Love Of A Lonely Man

The poem started off as a continuation of the last poem. However, I over wrote that version. It kinda went into a deadlock situation where I know the poem may never end appropriately. So I thought I could sit out on this one and then finish it at a later time. Then I thought, why would I write anything that doesn’t have a proper ending or ends up hurting the feelings of myself or anyone else? Leave the questions that came to my mind into the poem and let life in its journey through time and space encounter the answers rather than me guessing what anyone else is thinking.

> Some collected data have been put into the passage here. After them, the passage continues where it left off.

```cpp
template <class CC>
__device__ __forceinline__ int lc3_vbr_front_phase(const CC &c, const uint16_t *nb, int slot, int wg_s0, int n_streams, int t, int n_frames,
                                                   int n_waves) {
    int phase = t % n_waves;
    if (t + 2 >= n_frames) return phase;
    int off = 0;
    for (int w = 0; w < n_waves; w++) {
        const int s_raw = wg_s0 + w, s = s_raw < n_streams ? s_raw : n_streams - 1;
        for (int u = t; u <= t + 2; u++) off |= lc3_vbr_gain_ltpf_on(c, lc3_vbr_enc_size(nb, (size_t)s * (size_t)n_frames + (size_t)u, slot));
    }
    return phase + (off ? 0 : 0x100);
}

template <class CC>
__device__ __forceinline__ int lc3_vbr_lpc_weighting(const CC &c, int nbytes) {
    const int nbits = nbytes * 8;
    return c.n_ms_10 ? (nbits < 480) : (nbits < 360);
}

LC3_CFG_TEMPLATE __device__ __forceinline__ void lc3_encode_back_stream_vbr(LC3_CFG_PARAM, lc3_enc_lds &L, int lane, const float *mid,
                                                                           int32_t *planes, size_t fbase, int n_frames, const uint16_t *nb_row,
                                                                           int slot, int store, float *dbg) {
    LC3_CFG_BIND;
    lc3_mid_fetch cur, nxt;
    if (n_frames > 0) lc3_mid_issue(c, lane, mid + fbase * (size_t)MP_WORDS, cur);
    nxt = cur;
    for (int t0 = 0; t0 < n_frames;) {
        const int nb0 = lc3_vbr_enc_size(nb_row, (size_t)t0, slot);
        const int w0 = lc3_vbr_lpc_weighting(c, nb0);
        int nc = 1;
        while (nc < LC3_TNS_CHUNK && t0 + nc < n_frames && lc3_vbr_lpc_weighting(c, lc3_vbr_enc_size(nb_row, (size_t)(t0 + nc), slot)) == w0) nc++;
        if (nc > 1) {
            for (int u = 0; u < nc; u++) {
                const int tn = u + 1 < nc ? t0 + u + 1 : t0;
                lc3_mid_issue(c, lane, mid + (fbase + (size_t)tn) * (size_t)MP_WORDS, nxt);
                lc3_encode_back_pickup(LC3_CFG_PASS, L, lane, cur);
                lc3_enc_tns_acf(LC3_CFG_PASS, LC3_LDS_PASS lane, L.ism[MPF_BW], L.ism[MPF_NEAR_NYQUIST], u);
                cur = nxt;
            }
            lc3_enc_tns_lev(LC3_CFG_PASS, LC3_LDS_PASS lane, nb0 * 8, nc);
        }
        for (int u = 0; u < nc; u++) {
            const int t = t0 + u;
            const int nbt = lc3_vbr_enc_size(nb_row, (size_t)t, slot);
            if (t + 1 < n_frames) lc3_mid_issue(c, lane, mid + (fbase + (size_t)t + 1) * (size_t)MP_WORDS, nxt);
            lc3_encode_back_pickup(LC3_CFG_PASS, L, lane, cur);
            if (nc == 1) {
                lc3_enc_tns_acf(LC3_CFG_PASS, LC3_LDS_PASS lane, L.ism[MPF_BW], L.ism[MPF_NEAR_NYQUIST], 0);
                lc3_enc_tns_lev(LC3_CFG_PASS, LC3_LDS_PASS lane, nbt * 8, 1);
            }
            const lc3_back_res r = lc3_encode_back_analyse(LC3_CFG_PASS, L, lane, nbt, u, dbg);
            lc3_encode_back_store(LC3_CFG_PASS, L, lane, r, LC3_PLANE_COL(planes, fbase + (size_t)t, EP_WORDS), LC3_PLANE_STRIDE, store, dbg);
            cur = nxt;
        }
        t0 += nc;
    }
}

#endif
```

### lc3-codec_amd/csrc/lc3_dev_experiments.h

```cpp
#pragma once

#ifndef LC3_ENC_KO
#define LC3_ENC_KO 0
#endif
#ifndef LC3_ENC_DUP
#define LC3_ENC_DUP 0
#endif
#define LC3_KO(set, bit) (((set) & (bit)) != 0)
#ifndef LC3_EXP_TWO
#define LC3_EXP_TWO() 2
#endif
#ifndef LC3_EXP_CLOBBER
#define LC3_EXP_CLOBBER() ((void)0)
#endif
#define LC3_EXP_REPS(set, bit) ((((set) & (bit)) != 0) ? LC3_EXP_TWO() : 1)
#if LC3_ENC_DUP
#define LC3_ENC_REPEAT(bit) for (int rep_ = LC3_EXP_REPS(LC3_ENC_DUP, bit); rep_ > 0; rep_--, LC3_EXP_CLOBBER())
#define LC3_ENC_REPEAT_MORE(bit) for (int rep_ = LC3_EXP_REPS(LC3_ENC_DUP, bit); rep_ > 1; rep_--, LC3_EXP_CLOBBER())
#else
#define LC3_ENC_REPEAT(bit)
#define LC3_ENC_REPEAT_MORE(bit) if (false)
#endif
```

### lc3-codec_amd/csrc/lc3gpu.hip

```cpp
#include <hip/hip_runtime.h>

#include <cmath>
#include <cstdio>
#include <cstdlib>
#include <cstring>
#include <algorithm>
#include <mutex>
#include <new>
#include <vector>

#include "../../include/lc3gpu.h"

#ifdef LC3_TU_KIND
#define LC3_MULTI_TU 1
#ifndef LC3_TU_INDEX
#define LC3_TU_INDEX 0
#endif
#else
#define LC3_MULTI_TU 0
#define LC3_TU_KIND 0
#define LC3_TU_INDEX 0
#endif
#if LC3_TU_KIND == 0
#define LC3_TU_STATIC
// ... 86 lines not shown
#define LC3_SERIAL_END \
        }              \
        LC3_SERIAL_PRIO_DOWN(); \
        __syncthreads(); \
    }
#define LC3_SERIAL_WIDE_BEGIN(T, L, lane, phase, K)                                                           \
    {                                                                                                         \
        T *lc3_wg_base_ = &(L) - LC3_WAVE_ID();                                                               \
        __syncthreads();                                                                                      \
        const int lc3_v_ = (lane) + 64 * ((LC3_WAVE_ID() + LC3_WG_WAVES - ((phase) % LC3_WG_WAVES)) % LC3_WG_WAVES); \
        if (lc3_v_ - (lane) < LC3_WG_WAVES * (K)) LC3_SERIAL_PRIO_UP();                                       \
        if (lc3_v_ < LC3_WG_WAVES * (K)) {                                                                    \
            T &L = lc3_wg_base_[lc3_v_ / (K)];                                                                \
            const int sub = lc3_v_ % (K);                                                                     \
            (void)sub;
#endif
#define LC3_HBM_CONST(T) const __attribute__((address_space(1))) T *
#define LC3_HBM(T) __attribute__((address_space(1))) T *
#define LC3_UNIFORM_I32(x) __builtin_amdgcn_readfirstlane((int)(x))
#define LC3_UNIFORM_PTR(T, p)                                                                                             \
    ((T)(((unsigned long long)(unsigned)__builtin_amdgcn_readfirstlane((int)((unsigned long long)(uintptr_t)(p) >> 32)) << 32) | \
         (unsigned long long)(unsigned)__builtin_amdgcn_readfirstlane((int)(unsigned)(uintptr_t)(p))))
#define LC3_KEEP_SCALAR(x) asm("" : "+v"(x))
static __device__ __forceinline__ const float *lc3_lds_base(const float *p) {
    unsigned a = (unsigned)(uintptr_t)(const __attribute__((address_space(3))) float *)p;
    asm("" : "+v"(a));
    return (const float *)(const __attribute__((address_space(3))) float *)(uintptr_t)a;
}
#define LC3_LDS_BASE(p) lc3_lds_base(p)
template <unsigned BYTES>
static __device__ __forceinline__ const float *lc3_lds_base_aligned(const float *p) {
    unsigned a = (unsigned)(uintptr_t)(const __attribute__((address_space(3))) float *)p;
    asm("" : "+v"(a));
    a &= ~(BYTES - 1u);
    return (const float *)(const __attribute__((address_space(3))) float *)(uintptr_t)a;
}
#define LC3_LDS_BASE_ALIGNED(p, bytes) lc3_lds_base_aligned<bytes>(p)
#define LC3_KEEP_PER_FRAME(x) asm volatile("" : "+v"(x))
static __device__ __forceinline__ int lc3_exp_two() {
    int n = 2;
    asm volatile("" : "+s"(n) : : "memory");
    return n;
}
#define LC3_EXP_TWO() lc3_exp_two()
static __device__ __forceinline__ void lc3_exp_clobber() { asm volatile("" : : : "memory"); }
#define LC3_EXP_CLOBBER() lc3_exp_clobber()
// ... 5215 lines not shown
```

Before: 59.83 million.

## Overlap next-frame prefetch and deferred output flush with encoder back-half compute

```diff
diff --git a/lc3-codec_amd/csrc/lc3_dev_common.h b/lc3-codec_amd/csrc/lc3_dev_common.h
--- a/lc3-codec_amd/csrc/lc3_dev_common.h
+++ b/lc3-codec_amd/csrc/lc3_dev_common.h
@@ -60,6 +60,9 @@
 
 #ifndef LC3_KEEP_SCALAR
 #define LC3_KEEP_SCALAR(x) ((void)0)
+#endif
+#ifndef LC3_LOADED
+#define LC3_LOADED(a, b) ((void)0)
 #endif
 #ifndef LC3_UNIFORM_I32
 #define LC3_UNIFORM_I32(x) (x)
diff --git a/lc3-codec_amd/csrc/lc3_dev_enc.h b/lc3-codec_amd/csrc/lc3_dev_enc.h
--- a/lc3-codec_amd/csrc/lc3_dev_enc.h
+++ b/lc3-codec_amd/csrc/lc3_dev_enc.h
@@ -47,6 +47,8 @@
 #define LC3_SCF(L) ((float *)(L).fa + 144)
 #define LC3_XQ(L) ((L).t)
 #define LC3_RESW(L) ((uint32_t *)((uint8_t *)(L).t + 1024))
+#define LC3_COLW(L) ((int32_t *)((uint8_t *)(L).t + 1088))
+static_assert(1088 + 4 * EP_XQ <= sizeof(((lc3_enc_lds *)0)->t), "quantised spectrum, residual bits and the column head share t");
 
 LC3_LDS_DECL(lc3_enc_lds, lc3_enc_wg)
 static_assert(offsetof(lc3_enc_lds, fa) % 16 == 0 && offsetof(lc3_enc_lds, spec) % 16 == 0 && offsetof(lc3_enc_lds, t) % 16 == 0,
@@ -426,6 +428,35 @@
     LC3_STAMP(L, lane, 27);
 }
 
+struct lc3_mid_fetch {
+    lc3_i4 u[2];
+    float g;
+    int32_t flag;
+};
+template <class CC>
+__device__ __forceinline__ void lc3_mid_issue(const CC &c, int lane, const float *mid, lc3_mid_fetch &m) {
+    LC3_HBM_CONST(lc3_i4) s4 = (LC3_HBM_CONST(lc3_i4))(mid + MP_SPEC);
+    const int n4 = c.ne / 4;
+#pragma unroll
+    for (int j = 0; j < 2; j++) {
+        const int i = lane + LC3_WAVE * j;
+        if (i < n4) m.u[j] = s4[i];
+    }
+    m.g = lane < c.nb ? ((LC3_HBM_CONST(float))mid)[MP_G + lane] : 0.0f;
+    m.flag = lane < 4 ? ((LC3_HBM_CONST(int32_t))mid)[MP_FLAGS + lane] : 0;
+}
+struct lc3_mid_bands { uint32_t w[2]; };
+template <class CC>
+__device__ __forceinline__ lc3_mid_bands lc3_mid_bands_load(const CC &c, int lane) {
+    lc3_mid_bands b;
+#pragma unroll
+    for (int j = 0; j < 2; j++) {
+        const int i = lane + LC3_WAVE * j;
+        b.w[j] = i < c.ne / 4 ? ((LC3_HBM_CONST(uint32_t))c.line_band)[i] : 0u;
+    }
+    return b;
+}
+
 #define LC3_TNS_CHUNK 4
 struct lc3_tns_slot {
     float q[54];
@@ -436,8 +467,8 @@
 static_assert(sizeof(lc3_tns_slot) * LC3_TNS_CHUNK <= sizeof(((lc3_enc_lds *)0)->fb), "the slots live in fb, which the back half does not use otherwise");
 #define LC3_TNS_SLOT(L, u) (((lc3_tns_slot *)(L).fb)[(u)])
 
-LC3_CFG_TEMPLATE __device__ __noinline__ void lc3_enc_tns_acf(LC3_CFG_PARAM, LC3_LDS_PARAM(lc3_enc_lds) int lane, int p_bw, int near_nyquist,
-                                              int slot) {
+LC3_CFG_TEMPLATE __device__ __noinline__ lc3_mid_fetch lc3_enc_tns_acf(LC3_CFG_PARAM, LC3_LDS_PARAM(lc3_enc_lds) int lane, int p_bw, int near_nyquist,
+                                                       int slot, const float *mid_next) {
     LC3_CFG_BIND;
     LC3_LDS_BIND(lc3_enc_lds, lc3_enc_wg);
     const lc3_tns_params &tp = c.n_ms_10 ? LC3C_TNS10[p_bw] : LC3C_TNS75[p_bw];
@@ -445,14 +476,21 @@
     float *sAC = T.q, *sES = T.es;
     float *x = L.spec;
     const int ne = c.ne;
+    const int summing = (lane & 31) < 27;
+    const int j = summing ? (lane & 31) / 9 : 0, k = (lane & 31) - 9 * j;
+    const int blk = lane < 32 ? (j == 2 ? 3 : j) : (j == 0 ? 2 : j + 3);
+    const int f = blk >= 3, s = blk - 3 * f;
+    const int has_filter = f < tp.num;
+    int start = 0, stop = 0;
+    if (summing && has_filter) start = tp.sub_start[f][s], stop = tp.sub_stop[f][s];
+    LC3_LOADED(start, stop);
+    lc3_mid_fetch next;
+    lc3_mid_issue(c, lane, mid_next, next);
     LC3_ENC_REPEAT(16) {
-    if ((lane & 31) < 27) {
-        const int j = (lane & 31) / 9, k = (lane & 31) - 9 * j;
-        const int blk = lane < 32 ? (j == 2 ? 3 : j) : (j == 0 ? 2 : j + 3);
-        const int f = blk >= 3, s = blk - 3 * f;
+    if (summing) {
         float ac = 0.0f;
-        if (f < tp.num) {
-            const int start = tp.sub_start[f][s], stop = tp.sub_stop[f][s], k_from = start + k;
+        if (has_filter) {
+            const int k_from = start + k;
             if (k_from < ne && k_from < stop) {
                 const float *pa = x + start, *pb = x + k_from;
                 const int n = stop - k_from;
@@ -491,6 +529,7 @@
     LC3_SYNC();
     }
     LC3_STAMP(L, lane, 28);
+    return next;
 }
 
 LC3_CFG_TEMPLATE __device__ __noinline__ void lc3_enc_tns_lev(LC3_CFG_PARAM, LC3_LDS_PARAM(lc3_enc_lds) int lane, int nbits, int n) {
@@ -1297,12 +1336,54 @@
     return bc;
 }
 
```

Here is the Link to the Poem.

Photo by Atharva Tulsi on Unsplash

Ramadan is two nights away so there may not be another poem for a while. During last Summer, fall, and part of winter, I noted many ideas but didn’t get the time to sit and write as work held me by the throat.
The whole world praises me for my work. In all honesty, I just don’t like doing it. I never wanted to do this as a job. If I were wealthy I would have done it willingly. This is like I am forced to do many things and be unfair to myself. Kinda in a paradoxical situation.
When I was a lot younger I thought I would retire at the age of 50 and live with my family writing more and more. But realities of life like monsters struck me down again and again. It is not easy for someone who knows nothing about me to understand what I am going through. Hardly anyone ever tried to understand who I am in a world of simplicity and humility. Well, that’s what people who believe call fate. To a great extent, I don’t care, as I know this illusion of life will fade away like morning mist and the absolute reality is I accept God’s will, leaving everything as just desires.
I may write this Ramadan, but I don’t know what will I write. But I have a feeling I will write. “What is west of Westeros?” I am not thinking like that… Maybe I should look deep into the eyes of someone I want to know. If allowed, maybe, I will call myself the luckiest man alive. Let us see.